▸ What the exercise asks
Select all lines holding the word "orig" from the entries that follow.

BEGIN Material for this exercise

# kdsuneraavinash/CH-Bin

Measured on AMD Instinct MI355X. Metric: convex-hull QP distances/sec (+ end-to-end bin-assign wall-clock), N=100000 D=136 B=64, higher is better.
Workload: dtype f64

## Files before the change

### ch-bin_amd/csrc/qp_kernels.hip

```cpp
#include "chb_internal.h"
#include "hull_solve16.h"
#include <cstdlib>
#include <type_traits>
#include <vector>

#include <math.h>

#include <algorithm>

#ifndef CHB_QP_UNROLL
#define CHB_QP_UNROLL 1
#endif

namespace chb {
namespace {


template <int M>
struct Sym {
    static constexpr int NP = M * (M + 1) / 2;
    __device__ static constexpr int at(int i, int j) { return i >= j ? i * (i + 1) / 2 + j : j * (j + 1) / 2 + i; }
};

template <int M>
__device__ __forceinline__ bool solve_affine(const double (&Q)[Sym<M>::NP], double s, unsigned S,
                                             double (&beta)[M])
{
    double L[M * (M - 1) / 2 + 1];
    double dg[M];
    bool ok = true;
#pragma unroll
    for (int k = 0; k < M; ++k) {
        const bool ink = (S >> k) & 1u;
        const double akk = ink ? Q[Sym<M>::at(k, k)] + s : 1.0;
        double dk = akk;
#pragma unroll
        for (int j = 0; j < k; ++j) dk -= L[k * (k - 1) / 2 + j] * L[k * (k - 1) / 2 + j] * dg[j];
        if (ink && !(dk > 1e-13 * akk)) ok = false;
        dg[k] = dk;
        const double inv = 1.0 / dk;
#pragma unroll
        for (int i = k + 1; i < M; ++i) {
            const bool ini = (S >> i) & 1u;
            double v = (ink && ini) ? Q[Sym<M>::at(i, k)] + s : 0.0;
#pragma unroll
            for (int j = 0; j < k; ++j) v -= L[i * (i - 1) / 2 + j] * L[k * (k - 1) / 2 + j] * dg[j];
            L[i * (i - 1) / 2 + k] = v * inv;
        }
    }
    if (!ok) return false;
    double z[M];
#pragma unroll
    for (int i = 0; i < M; ++i) {
        double v = ((S >> i) & 1u) ? 1.0 : 0.0;
#pragma unroll
        for (int j = 0; j < i; ++j) v -= L[i * (i - 1) / 2 + j] * z[j];
        z[i] = v;
    }
#pragma unroll
    for (int i = 0; i < M; ++i) z[i] = z[i] / dg[i];
    double sum = 0.0;
#pragma unroll
    for (int i = M - 1; i >= 0; --i) {
        double v = z[i];
#pragma unroll
        for (int j = i + 1; j < M; ++j) v -= L[j * (j - 1) / 2 + i] * beta[j];
        beta[i] = v;
        sum += v;
    }
    const double inv = 1.0 / sum;
#pragma unroll
    for (int i = 0; i < M; ++i) beta[i] *= inv;
    return sum > 0.0;
}
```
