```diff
@@ -442,28 +508,20 @@
         while (true) {
             if (DCZ_DFA_ALLWALK || __builtin_amdgcn_ballot_w64(need) != 0ull) {
                 uint32_t e = g << 6, n = 0;
-                if (round == 0u && small) {
-                    constexpr int X6_BIT0 = DCZ_DFA_X6_BIT0, X6_STEPS = (256 - X6_BIT0) / 6;
-                    static_assert(X6_BIT0 + 6 * X6_STEPS == 256, "the six-bit walk ends on the subsequence's last bit");
+                if (PIPE && round == 0u && piped) {
+                    e = xg << 6;
+                } else if (round == 0u && small) {
                     uint32_t rq[8], st6 = 0;
 #pragma unroll
                     for (int k = X6_BIT0 >> 5; k < 8; k++) {
                         rq[k] = R[k];
                         asm volatile("" : "+v"(rq[k]));
                     }
-                    auto stepX6 = [&](auto ic) __attribute__((always_inline)) {
-                        constexpr int pbit = X6_BIT0 + 6 * decltype(ic)::value, k = pbit >> 5, off = pbit & 31;
-                        uint32_t v;
-                        if constexpr (off <= 26) v = (rq[k] >> (26 - off)) & 63u;
-                        else v = __builtin_amdgcn_alignbit(rq[k], rq[k < 7 ? k + 1 : 7], 58 - off) & 63u;
-                        st6 = (uint32_t)*(const lds_u8*)(uintptr_t)(t_addr + 8192u + ((st6 << 6) | v));
-                    };
                     [&]<int... Is>(std::integer_sequence<int, Is...>) {
-                        (stepX6(std::integral_constant<int, Is>{}), ...);
+                        (x6step(rq, st6, std::integral_constant<int, Is>{}), ...);
                     }(std::make_integer_sequence<int, X6_STEPS>{});
                     e = st6 << 6;
                 } else if (round == 0u) {
-                    constexpr int XF = SPARSE ? DCZ_DFA_X_FROM_SPARSE : DCZ_DFA_X_FROM;
                     if (XF > 0) e = 0;
                     DFA_RJ_DECL;
                     auto stepX = [&](auto jc) __attribute__((always_inline)) {
@@ -477,6 +535,9 @@
                         (stepX(std::integral_constant<int, XF + Js>{}), ...);
                     }(std::make_integer_sequence<int, 64 - XF>{});
                 } else if constexpr (SPARSE) {
+                    auto walkP = [&](auto pc_) __attribute__((always_inline)) {
+                    constexpr bool P = decltype(pc_)::value;
+                    uint32_t nq[8], en = 0;
                     uint32_t pa = pl_addr;
                     DFA_RJ_DECL;
                     auto stepP = [&](auto jc) __attribute__((always_inline)) {
@@ -484,7 +545,9 @@
                         constexpr int sh = 26 - 4 * (j & 7);
                         DFA_RJ(rj, false);
                         const uint32_t nib4 = sh >= 0 ? ((rj >> (sh >= 0 ? sh : 0)) & 0x3Cu) : ((rj << 2) & 0x3Cu);
+                        if constexpr (P && j == XF) unpack_next(nq, XF >> 3, wbyte + (unsigned long long)W * 32ull);
                         e = *(lds_cu32*)(uintptr_t)(t_addr + ((e & AMASK) | nib4));
+                        if constexpr (P && j >= XF) xnstep(nq, en, std::integral_constant<int, j - XF>{});
                         const uint32_t oth = e & 0x18u;
                         const uint32_t tp = n + ((e >> 14) & 3u);
                         *(lds_u16*)(uintptr_t)pa = (uint16_t)(tp | ((e >> 8) & 0xFF00u));
@@ -501,20 +564,36 @@
                         (stepP(std::integral_constant<int, Js>{}), ...);
                     }(std::make_integer_sequence<int, 64>{});
                     if (need) pc = (pa - pl_addr) >> 1;
+                    if constexpr (P) xg_next = (en >> 6) & 0xFFu;
+                    };
+                    if constexpr (PIPE) {
+                        if (pipe_now && round == 1u) walkP(std::true_type{});
+                        else walkP(std::false_type{});
+                    } else {
+                        walkP(std::false_type{});
+                    }
                 } else if (RECORD && rec_block) {
+                    auto walkR = [&](auto pc_) __attribute__((always_inline)) {
+                    constexpr bool P = decltype(pc_)::value;
+                    uint32_t nq[8], stn = 0;
                     uint32_t ab = slot_addr, k8 = 0, alo = 0;
 #if DCZ_DFA_DBG
                     uint32_t chk = 0;
 #endif
                     DFA_RJ_DECL;
                     auto stepR = [&](auto jc) __attribute__((always_inline)) {
-                        constexpr int j = 2 * decltype(jc)::value;
+                        constexpr int i = decltype(jc)::value, j = 2 * i;
                         constexpr int sh0 = 26 - 4 * (j & 7), sh1 = 26 - 4 * ((j + 1) & 7);
+                        constexpr int xa = dfa_x6_at(i, X6_STEPS), xb = dfa_x6_at(i + 1, X6_STEPS);
                         DFA_RJ(rj, false);
+                        if constexpr (P && i == DCZ_DFA_PIPE_LAG)
+                            unpack_next(nq, X6_BIT0 >> 5, wbyte + (unsigned long long)W * 32ull);
                         const uint32_t nib0 = (rj >> sh0) & 0x3Cu;
                         const uint32_t nib1 = sh1 >= 0 ? ((rj >> (sh1 >= 0 ? sh1 : 0)) & 0x3Cu) : ((rj << 2) & 0x3Cu);
                         const uint32_t e0 = *(lds_cu32*)(uintptr_t)(t_addr + ((e & AMASK) | nib0));
+                        if constexpr (P && xa < xb) x6step(nq, stn, std::integral_constant<int, xa>{});
                         e = *(lds_cu32*)(uintptr_t)(t_addr + ((e0 & AMASK) | nib1));
+                        if constexpr (P && xa + 1 < xb) x6step(nq, stn, std::integral_constant<int, xa + 1>{});
                         const uint32_t c0 = e0 & 0x18u;
                         const uint32_t w = ((e >> 16) << c0) | (e0 >> 16);
                         const unsigned long long v = (unsigned long long)w << k8;
@@ -537,6 +616,14 @@
 #if DCZ_DFA_DBG
                     *(lds_u32*)(uintptr_t)(slot_addr + (uint32_t)dfa_slot(W) - 4u) = (n & 0xFFu) | (chk << 8);
 #endif
+                    if constexpr (P) xg_next = stn;
+                    };
+                    if constexpr (PIPE) {
+                        if (pipe_now && round == 1u) walkR(std::true_type{});
+                        else walkR(std::false_type{});
+                    } else {
+                        walkR(std::false_type{});
+                    }
                 } else {
                     DFA_RJ_DECL;
                     auto stepA = [&](auto jc) __attribute__((always_inline)) {
@@ -938,6 +1025,7 @@
         }
         produced += lim;
         entry0 = next_entry;
+        xg = xg_next;
         wbyte += (unsigned long long)W * 32ull;
         if (exhausted && produced < orig) {
             __syncthreads();
diff --git a/data-compression-implementing-gpu-driven-huffman-encoding-in-java_amd/csrc/k4_fixed.hip b/data-compression-implementing-gpu-driven-huffman-encoding-in-java_amd/csrc/k4_fixed.hip
--- a/data-compression-implementing-gpu-driven-huffman-encoding-in-java_amd/csrc/k4_fixed.hip
+++ b/data-compression-implementing-gpu-driven-huffman-encoding-in-java_amd/csrc/k4_fixed.hip
@@ -104,17 +104,20 @@
     uint8_t* const symtab = S.symtab;
     uint32_t* const wcnt = S.wcnt;
     const uint32_t c = cls[b];
+    const uint32_t orig = d_orig_size[b];
+    const unsigned long long coff = d_comp_off[b];
+    const uint32_t csize = d_comp_size[b];
+    asm volatile("" ::"s"(orig), "s"(coff), "s"(csize));
     if ((c & 0xF0u) != 0x10u) return;
     const uint32_t L = c & 15u;
     const int tid = (int)threadIdx.x;
-    const uint32_t orig = d_orig_size[b];
     const unsigned long long t0 = (unsigned long long)tile * FX_TILE;
     if (t0 >= orig) return;
     const uint32_t nout = (orig - t0 < FX_TILE) ? (uint32_t)(orig - t0) : FX_TILE;
-    const uintptr_t pay = (uintptr_t)comp + (uintptr_t)d_comp_off[b];
+    const uintptr_t pay = (uintptr_t)comp + (uintptr_t)coff;
     const uint32_t skew = (uint32_t)(pay & 15u);
     const uint8_t* const vbase = reinterpret_cast<const uint8_t*>(pay - skew);
-    const unsigned long long vlo = skew, vhi = (unsigned long long)skew + d_comp_size[b];
+    const unsigned long long vlo = skew, vhi = (unsigned long long)skew + csize;
     uint8_t* const dst0 = out + (unsigned long long)b * out_stride + t0;
     const bool dst_al = (((uintptr_t)dst0) & 15u) == 0u;
     if (L == 8u) {
```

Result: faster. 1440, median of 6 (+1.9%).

END Material for this exercise

▸ Response to this exercise
         if (exhausted && produced < orig) {
+    const uint32_t orig = d_orig_size[b];
+    asm volatile("" ::"s"(orig), "s"(coff), "s"(csize));
-    const uint32_t orig = d_orig_size[b];
     if (t0 >= orig) return;
     const uint32_t nout = (orig - t0 < FX_TILE) ? (uint32_t)(orig - t0) : FX_TILE;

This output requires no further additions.